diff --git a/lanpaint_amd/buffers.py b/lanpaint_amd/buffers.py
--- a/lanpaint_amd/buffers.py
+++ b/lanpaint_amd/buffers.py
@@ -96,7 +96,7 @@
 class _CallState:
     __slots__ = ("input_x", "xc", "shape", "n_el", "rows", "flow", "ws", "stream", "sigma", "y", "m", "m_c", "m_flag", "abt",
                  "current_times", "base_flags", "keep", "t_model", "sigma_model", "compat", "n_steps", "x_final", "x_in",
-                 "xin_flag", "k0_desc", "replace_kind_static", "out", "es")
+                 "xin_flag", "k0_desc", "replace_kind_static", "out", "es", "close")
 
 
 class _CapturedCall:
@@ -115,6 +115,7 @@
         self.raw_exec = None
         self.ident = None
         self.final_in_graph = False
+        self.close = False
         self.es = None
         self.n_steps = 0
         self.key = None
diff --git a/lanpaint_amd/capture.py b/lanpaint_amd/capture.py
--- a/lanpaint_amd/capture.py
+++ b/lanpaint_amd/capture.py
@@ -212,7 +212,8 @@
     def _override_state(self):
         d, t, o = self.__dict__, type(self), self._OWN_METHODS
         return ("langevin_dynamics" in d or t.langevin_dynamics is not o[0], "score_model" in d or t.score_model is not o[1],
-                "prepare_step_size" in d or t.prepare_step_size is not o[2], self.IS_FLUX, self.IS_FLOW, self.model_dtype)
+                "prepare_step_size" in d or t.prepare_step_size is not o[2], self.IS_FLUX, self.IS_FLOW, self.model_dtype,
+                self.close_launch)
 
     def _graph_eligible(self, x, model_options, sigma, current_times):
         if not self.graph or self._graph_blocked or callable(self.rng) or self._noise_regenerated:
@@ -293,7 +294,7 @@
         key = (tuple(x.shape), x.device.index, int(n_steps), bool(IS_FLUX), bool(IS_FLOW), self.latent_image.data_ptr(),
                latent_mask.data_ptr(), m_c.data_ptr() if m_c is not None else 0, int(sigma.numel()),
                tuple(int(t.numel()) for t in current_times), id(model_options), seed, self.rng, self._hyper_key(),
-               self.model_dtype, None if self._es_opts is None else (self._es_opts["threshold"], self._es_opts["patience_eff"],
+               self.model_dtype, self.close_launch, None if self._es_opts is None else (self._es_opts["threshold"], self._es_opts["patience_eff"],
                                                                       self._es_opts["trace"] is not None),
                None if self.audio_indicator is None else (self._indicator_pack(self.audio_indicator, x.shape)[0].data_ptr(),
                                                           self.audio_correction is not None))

----------

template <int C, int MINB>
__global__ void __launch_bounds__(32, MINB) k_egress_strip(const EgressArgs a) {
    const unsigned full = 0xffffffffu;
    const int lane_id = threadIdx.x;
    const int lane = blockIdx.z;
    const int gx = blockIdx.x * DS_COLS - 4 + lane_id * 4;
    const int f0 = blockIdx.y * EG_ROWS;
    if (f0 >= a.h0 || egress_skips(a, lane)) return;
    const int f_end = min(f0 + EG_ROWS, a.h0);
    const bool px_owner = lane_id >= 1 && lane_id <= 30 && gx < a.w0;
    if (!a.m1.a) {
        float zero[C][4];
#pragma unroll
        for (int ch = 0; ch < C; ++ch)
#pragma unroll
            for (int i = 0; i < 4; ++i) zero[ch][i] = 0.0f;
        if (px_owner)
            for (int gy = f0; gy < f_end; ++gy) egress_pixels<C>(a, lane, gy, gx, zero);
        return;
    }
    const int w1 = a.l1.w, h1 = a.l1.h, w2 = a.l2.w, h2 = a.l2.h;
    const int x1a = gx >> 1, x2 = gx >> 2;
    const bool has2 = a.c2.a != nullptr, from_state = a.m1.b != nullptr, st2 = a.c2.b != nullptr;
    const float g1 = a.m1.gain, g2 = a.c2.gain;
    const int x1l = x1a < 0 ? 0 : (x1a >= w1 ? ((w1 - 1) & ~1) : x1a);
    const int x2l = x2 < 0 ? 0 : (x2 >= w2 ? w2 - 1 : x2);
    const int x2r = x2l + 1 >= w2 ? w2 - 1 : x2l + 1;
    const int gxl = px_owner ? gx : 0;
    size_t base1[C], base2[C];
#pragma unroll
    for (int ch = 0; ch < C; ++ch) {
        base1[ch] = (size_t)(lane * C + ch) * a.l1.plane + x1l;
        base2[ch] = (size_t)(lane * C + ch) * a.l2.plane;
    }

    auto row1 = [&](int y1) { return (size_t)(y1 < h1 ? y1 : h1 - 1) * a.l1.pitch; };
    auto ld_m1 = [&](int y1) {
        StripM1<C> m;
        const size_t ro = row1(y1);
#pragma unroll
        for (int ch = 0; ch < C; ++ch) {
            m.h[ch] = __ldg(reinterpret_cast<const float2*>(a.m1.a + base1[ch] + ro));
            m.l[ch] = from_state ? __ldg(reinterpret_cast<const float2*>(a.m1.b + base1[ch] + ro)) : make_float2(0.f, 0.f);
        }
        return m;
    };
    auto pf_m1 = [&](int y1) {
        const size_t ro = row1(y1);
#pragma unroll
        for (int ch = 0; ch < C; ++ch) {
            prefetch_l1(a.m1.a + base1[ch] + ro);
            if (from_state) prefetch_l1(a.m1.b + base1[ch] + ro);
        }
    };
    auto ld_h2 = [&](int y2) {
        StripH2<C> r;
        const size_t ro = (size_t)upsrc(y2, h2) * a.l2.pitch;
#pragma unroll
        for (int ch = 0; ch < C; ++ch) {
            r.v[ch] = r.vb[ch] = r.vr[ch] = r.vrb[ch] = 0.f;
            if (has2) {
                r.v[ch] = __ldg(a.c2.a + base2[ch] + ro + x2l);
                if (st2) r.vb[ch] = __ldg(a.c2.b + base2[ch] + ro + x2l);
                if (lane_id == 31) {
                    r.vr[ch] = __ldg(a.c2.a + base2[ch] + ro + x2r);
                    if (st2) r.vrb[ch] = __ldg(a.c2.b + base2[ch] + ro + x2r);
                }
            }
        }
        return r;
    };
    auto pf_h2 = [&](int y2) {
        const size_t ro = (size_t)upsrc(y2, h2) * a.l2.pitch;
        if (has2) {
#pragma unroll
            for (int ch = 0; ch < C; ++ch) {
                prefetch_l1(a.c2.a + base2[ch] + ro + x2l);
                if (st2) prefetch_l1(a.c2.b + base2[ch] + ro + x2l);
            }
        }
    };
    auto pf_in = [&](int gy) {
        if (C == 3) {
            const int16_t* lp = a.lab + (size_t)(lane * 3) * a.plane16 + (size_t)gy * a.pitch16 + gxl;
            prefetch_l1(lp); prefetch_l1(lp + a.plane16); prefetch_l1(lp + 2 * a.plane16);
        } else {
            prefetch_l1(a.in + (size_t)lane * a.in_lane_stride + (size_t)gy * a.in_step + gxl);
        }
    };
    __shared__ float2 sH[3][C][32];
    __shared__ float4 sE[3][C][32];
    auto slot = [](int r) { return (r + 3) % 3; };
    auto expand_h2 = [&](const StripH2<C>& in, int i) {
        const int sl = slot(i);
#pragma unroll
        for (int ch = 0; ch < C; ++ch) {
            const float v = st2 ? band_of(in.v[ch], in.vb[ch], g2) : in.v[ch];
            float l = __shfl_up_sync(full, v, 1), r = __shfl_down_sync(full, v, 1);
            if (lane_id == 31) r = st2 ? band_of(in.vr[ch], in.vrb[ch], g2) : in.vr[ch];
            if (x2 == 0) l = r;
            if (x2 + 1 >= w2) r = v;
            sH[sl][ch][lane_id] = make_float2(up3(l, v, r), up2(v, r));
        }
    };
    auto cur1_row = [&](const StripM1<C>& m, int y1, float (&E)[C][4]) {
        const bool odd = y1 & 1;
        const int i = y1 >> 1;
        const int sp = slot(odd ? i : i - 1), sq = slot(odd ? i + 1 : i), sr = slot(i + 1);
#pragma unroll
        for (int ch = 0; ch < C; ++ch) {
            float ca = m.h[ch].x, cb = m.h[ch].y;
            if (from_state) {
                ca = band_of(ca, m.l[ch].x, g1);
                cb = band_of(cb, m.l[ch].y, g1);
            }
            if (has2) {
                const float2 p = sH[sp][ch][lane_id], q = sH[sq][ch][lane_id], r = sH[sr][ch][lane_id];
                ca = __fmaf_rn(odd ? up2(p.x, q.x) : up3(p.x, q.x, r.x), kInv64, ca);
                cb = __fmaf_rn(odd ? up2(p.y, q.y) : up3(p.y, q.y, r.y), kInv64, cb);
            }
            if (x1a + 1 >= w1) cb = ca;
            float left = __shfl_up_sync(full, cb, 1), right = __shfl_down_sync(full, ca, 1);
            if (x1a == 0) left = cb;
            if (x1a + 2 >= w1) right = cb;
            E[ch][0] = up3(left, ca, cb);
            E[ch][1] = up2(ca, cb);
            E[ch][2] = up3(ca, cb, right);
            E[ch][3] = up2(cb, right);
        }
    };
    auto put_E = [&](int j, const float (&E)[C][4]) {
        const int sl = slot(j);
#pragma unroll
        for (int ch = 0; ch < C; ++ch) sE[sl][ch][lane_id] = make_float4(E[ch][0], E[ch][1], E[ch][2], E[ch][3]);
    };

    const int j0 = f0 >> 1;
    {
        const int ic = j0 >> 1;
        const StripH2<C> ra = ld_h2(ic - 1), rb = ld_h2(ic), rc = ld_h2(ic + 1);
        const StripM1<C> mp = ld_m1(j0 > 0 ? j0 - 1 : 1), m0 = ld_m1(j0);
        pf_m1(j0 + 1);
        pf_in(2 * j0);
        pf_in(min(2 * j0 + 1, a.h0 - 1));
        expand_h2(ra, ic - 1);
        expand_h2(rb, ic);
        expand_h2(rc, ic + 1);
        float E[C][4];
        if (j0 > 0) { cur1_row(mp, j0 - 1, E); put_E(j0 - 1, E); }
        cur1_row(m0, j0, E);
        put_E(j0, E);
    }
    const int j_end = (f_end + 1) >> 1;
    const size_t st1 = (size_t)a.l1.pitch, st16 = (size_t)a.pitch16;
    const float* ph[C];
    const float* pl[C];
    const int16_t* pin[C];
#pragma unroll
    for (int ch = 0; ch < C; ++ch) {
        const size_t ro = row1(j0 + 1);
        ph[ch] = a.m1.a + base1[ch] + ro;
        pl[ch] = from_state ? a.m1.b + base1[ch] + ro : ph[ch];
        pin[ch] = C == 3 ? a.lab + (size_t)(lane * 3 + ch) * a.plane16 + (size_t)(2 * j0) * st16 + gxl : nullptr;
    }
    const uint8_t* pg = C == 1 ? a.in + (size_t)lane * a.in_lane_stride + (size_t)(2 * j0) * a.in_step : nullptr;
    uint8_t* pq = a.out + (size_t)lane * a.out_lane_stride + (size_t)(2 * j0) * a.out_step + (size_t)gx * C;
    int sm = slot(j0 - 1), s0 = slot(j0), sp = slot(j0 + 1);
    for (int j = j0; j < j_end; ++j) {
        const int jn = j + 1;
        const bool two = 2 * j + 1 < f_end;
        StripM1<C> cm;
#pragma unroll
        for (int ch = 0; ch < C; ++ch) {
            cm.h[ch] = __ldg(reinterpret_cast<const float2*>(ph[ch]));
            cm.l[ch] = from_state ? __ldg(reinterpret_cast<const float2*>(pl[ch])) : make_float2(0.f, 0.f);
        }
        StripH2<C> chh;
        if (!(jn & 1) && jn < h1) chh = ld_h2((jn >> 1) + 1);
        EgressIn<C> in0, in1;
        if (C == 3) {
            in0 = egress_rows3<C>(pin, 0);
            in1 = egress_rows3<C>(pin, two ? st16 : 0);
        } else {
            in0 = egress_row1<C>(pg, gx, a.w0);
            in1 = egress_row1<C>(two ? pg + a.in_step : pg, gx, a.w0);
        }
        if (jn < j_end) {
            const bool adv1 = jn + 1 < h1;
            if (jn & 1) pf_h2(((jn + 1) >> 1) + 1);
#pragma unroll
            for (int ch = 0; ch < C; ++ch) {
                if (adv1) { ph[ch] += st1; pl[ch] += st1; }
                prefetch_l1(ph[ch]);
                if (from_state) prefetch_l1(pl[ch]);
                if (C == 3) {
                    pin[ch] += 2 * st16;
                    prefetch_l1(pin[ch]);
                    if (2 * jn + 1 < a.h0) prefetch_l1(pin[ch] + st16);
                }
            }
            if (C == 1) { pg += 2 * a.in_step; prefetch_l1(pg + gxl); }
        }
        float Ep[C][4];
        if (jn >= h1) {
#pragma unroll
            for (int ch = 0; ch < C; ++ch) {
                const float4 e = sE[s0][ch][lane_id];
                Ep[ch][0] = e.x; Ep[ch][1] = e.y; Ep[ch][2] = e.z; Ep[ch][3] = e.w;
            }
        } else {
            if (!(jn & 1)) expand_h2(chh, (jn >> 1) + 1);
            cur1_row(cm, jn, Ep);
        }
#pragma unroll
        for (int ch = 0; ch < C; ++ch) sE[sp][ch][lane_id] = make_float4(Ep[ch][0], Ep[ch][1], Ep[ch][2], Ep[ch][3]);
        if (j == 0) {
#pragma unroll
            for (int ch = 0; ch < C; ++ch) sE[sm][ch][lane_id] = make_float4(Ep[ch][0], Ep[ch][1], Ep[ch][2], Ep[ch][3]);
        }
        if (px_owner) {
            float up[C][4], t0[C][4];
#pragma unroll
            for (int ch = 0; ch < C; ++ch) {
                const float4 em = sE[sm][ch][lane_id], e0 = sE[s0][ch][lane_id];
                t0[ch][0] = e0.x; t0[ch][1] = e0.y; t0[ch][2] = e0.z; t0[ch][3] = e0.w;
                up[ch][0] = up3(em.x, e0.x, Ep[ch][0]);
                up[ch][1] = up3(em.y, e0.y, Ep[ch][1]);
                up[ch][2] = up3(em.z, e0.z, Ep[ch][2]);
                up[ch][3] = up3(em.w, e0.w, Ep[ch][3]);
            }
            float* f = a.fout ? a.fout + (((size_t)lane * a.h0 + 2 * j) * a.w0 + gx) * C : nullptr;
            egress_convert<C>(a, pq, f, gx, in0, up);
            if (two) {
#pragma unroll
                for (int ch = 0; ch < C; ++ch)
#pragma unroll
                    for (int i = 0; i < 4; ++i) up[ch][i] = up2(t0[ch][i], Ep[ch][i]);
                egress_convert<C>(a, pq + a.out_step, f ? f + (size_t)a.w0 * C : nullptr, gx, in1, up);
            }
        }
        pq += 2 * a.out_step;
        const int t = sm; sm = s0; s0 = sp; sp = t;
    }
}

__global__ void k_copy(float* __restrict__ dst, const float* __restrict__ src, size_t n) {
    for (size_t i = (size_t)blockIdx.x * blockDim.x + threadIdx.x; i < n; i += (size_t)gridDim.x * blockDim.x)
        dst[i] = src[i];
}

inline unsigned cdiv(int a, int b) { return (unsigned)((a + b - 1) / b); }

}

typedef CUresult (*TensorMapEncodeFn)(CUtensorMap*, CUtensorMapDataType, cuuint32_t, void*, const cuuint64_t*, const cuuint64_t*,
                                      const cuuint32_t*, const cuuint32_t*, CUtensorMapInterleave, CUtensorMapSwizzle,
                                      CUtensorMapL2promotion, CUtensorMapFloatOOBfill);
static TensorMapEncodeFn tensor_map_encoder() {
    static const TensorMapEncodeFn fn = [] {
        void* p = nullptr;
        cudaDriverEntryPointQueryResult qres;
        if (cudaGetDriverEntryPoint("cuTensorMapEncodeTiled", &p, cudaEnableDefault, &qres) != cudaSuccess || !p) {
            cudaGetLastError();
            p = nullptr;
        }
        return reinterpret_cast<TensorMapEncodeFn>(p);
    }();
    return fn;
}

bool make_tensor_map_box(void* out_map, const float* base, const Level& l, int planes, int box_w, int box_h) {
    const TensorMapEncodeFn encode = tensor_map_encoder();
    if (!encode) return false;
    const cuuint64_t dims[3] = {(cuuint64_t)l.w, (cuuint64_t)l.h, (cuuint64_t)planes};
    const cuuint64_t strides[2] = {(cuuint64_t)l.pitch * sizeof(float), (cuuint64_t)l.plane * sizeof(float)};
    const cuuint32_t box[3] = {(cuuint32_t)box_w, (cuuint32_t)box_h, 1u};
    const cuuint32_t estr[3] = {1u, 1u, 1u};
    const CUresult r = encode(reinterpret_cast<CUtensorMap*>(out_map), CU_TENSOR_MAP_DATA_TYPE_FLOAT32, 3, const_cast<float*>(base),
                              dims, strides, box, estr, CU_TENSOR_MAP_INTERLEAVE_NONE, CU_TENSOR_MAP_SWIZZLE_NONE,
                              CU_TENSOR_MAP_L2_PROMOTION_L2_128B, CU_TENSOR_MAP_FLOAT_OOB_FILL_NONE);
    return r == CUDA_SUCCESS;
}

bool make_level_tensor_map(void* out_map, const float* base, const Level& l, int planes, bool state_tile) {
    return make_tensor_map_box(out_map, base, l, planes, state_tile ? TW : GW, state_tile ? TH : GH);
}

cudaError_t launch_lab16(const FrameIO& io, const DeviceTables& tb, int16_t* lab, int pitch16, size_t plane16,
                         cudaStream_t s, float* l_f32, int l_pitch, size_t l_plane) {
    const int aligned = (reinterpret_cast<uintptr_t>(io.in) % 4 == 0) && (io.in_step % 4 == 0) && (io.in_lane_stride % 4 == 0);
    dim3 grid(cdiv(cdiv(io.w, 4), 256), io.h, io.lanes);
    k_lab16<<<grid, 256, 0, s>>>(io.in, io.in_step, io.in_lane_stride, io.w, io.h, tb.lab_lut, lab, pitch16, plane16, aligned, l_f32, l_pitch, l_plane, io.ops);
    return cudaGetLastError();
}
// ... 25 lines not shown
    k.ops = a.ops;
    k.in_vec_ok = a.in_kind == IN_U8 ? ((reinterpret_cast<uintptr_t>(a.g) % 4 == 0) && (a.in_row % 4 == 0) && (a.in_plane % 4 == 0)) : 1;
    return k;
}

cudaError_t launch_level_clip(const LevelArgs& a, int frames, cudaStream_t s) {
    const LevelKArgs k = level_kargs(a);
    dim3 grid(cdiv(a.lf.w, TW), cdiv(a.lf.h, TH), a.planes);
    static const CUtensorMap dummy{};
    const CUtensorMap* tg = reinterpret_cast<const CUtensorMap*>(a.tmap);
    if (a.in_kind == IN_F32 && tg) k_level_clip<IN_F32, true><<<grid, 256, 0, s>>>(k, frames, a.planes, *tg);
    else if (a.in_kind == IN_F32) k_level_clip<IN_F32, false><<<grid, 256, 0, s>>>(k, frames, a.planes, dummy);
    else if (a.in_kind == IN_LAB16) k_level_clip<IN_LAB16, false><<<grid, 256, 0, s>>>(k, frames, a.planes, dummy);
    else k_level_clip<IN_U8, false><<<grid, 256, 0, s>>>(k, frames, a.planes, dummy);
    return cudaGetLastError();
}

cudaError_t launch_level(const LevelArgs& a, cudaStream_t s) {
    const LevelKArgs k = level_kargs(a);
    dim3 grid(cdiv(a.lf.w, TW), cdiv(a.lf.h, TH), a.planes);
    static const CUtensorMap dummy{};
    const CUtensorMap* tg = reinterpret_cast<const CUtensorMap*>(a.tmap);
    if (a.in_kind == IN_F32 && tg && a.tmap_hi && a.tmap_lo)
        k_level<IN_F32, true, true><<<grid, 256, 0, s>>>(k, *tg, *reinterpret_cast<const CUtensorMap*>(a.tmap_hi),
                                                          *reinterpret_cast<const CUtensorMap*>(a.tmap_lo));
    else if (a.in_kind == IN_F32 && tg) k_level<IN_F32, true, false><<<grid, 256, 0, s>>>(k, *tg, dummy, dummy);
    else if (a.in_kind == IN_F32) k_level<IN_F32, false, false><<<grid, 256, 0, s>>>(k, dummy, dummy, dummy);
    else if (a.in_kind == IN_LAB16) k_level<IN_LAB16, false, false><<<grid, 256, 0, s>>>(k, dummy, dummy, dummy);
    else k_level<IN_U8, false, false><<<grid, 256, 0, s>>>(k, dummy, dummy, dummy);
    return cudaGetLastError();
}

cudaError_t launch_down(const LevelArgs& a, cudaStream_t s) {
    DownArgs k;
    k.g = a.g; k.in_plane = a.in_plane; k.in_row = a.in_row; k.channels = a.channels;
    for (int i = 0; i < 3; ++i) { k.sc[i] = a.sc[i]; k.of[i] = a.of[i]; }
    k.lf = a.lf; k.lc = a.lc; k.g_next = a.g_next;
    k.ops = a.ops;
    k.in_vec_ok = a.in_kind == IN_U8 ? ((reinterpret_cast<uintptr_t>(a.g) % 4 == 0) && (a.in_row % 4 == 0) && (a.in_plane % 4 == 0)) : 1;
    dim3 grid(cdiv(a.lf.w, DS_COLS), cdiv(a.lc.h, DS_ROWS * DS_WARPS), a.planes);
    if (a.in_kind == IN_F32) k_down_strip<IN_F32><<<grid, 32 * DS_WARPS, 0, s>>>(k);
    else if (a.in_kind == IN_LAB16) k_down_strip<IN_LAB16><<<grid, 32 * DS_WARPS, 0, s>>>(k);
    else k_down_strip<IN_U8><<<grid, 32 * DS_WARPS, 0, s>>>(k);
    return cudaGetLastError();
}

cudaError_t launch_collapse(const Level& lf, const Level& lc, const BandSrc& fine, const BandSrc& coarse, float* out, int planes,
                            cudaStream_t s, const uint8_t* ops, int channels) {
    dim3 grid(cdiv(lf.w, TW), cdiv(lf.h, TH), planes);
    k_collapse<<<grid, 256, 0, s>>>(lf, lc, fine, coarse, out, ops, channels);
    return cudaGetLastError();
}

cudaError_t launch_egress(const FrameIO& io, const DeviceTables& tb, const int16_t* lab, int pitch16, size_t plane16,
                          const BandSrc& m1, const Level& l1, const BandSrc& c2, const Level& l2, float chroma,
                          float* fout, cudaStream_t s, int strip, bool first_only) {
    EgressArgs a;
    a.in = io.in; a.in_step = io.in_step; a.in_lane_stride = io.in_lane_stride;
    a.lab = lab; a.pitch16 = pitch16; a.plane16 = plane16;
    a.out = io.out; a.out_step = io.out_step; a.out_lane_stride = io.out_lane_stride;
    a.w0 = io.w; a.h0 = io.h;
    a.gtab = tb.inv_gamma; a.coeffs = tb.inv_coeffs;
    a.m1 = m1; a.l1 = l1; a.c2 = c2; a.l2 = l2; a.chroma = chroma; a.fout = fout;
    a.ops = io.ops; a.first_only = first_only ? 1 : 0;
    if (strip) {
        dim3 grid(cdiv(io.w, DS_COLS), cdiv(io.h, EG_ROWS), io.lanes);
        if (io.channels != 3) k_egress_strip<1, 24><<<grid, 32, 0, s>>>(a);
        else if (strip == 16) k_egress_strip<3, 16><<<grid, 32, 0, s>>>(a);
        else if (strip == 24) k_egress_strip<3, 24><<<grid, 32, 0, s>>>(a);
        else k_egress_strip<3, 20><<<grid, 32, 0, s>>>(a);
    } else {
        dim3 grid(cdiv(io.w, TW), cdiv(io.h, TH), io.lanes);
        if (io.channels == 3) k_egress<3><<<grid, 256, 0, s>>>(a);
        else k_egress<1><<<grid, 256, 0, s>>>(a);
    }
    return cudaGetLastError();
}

----------

• Prompt
Using the entries above, return exactly the lines from the line with "dim3 grid(cdiv(lf.w, TW), cdiv(lf.h, TH), planes);" to the line with "a.lab = lab;", counting both of those lines.

• Exercise result
    dim3 grid(cdiv(lf.w, TW), cdiv(lf.h, TH), planes);
    k_collapse<<<grid, 256, 0, s>>>(lf, lc, fine, coarse, out, ops, channels);
    return cudaGetLastError();
}

cudaError_t launch_egress(const FrameIO& io, const DeviceTables& tb, const int16_t* lab, int pitch16, size_t plane16,
                          const BandSrc& m1, const Level& l1, const BandSrc& c2, const Level& l2, float chroma,
                          float* fout, cudaStream_t s, int strip, bool first_only) {
    EgressArgs a;
    a.in = io.in; a.in_step = io.in_step; a.in_lane_stride = io.in_lane_stride;
    a.lab = lab; a.pitch16 = pitch16; a.plane16 = plane16;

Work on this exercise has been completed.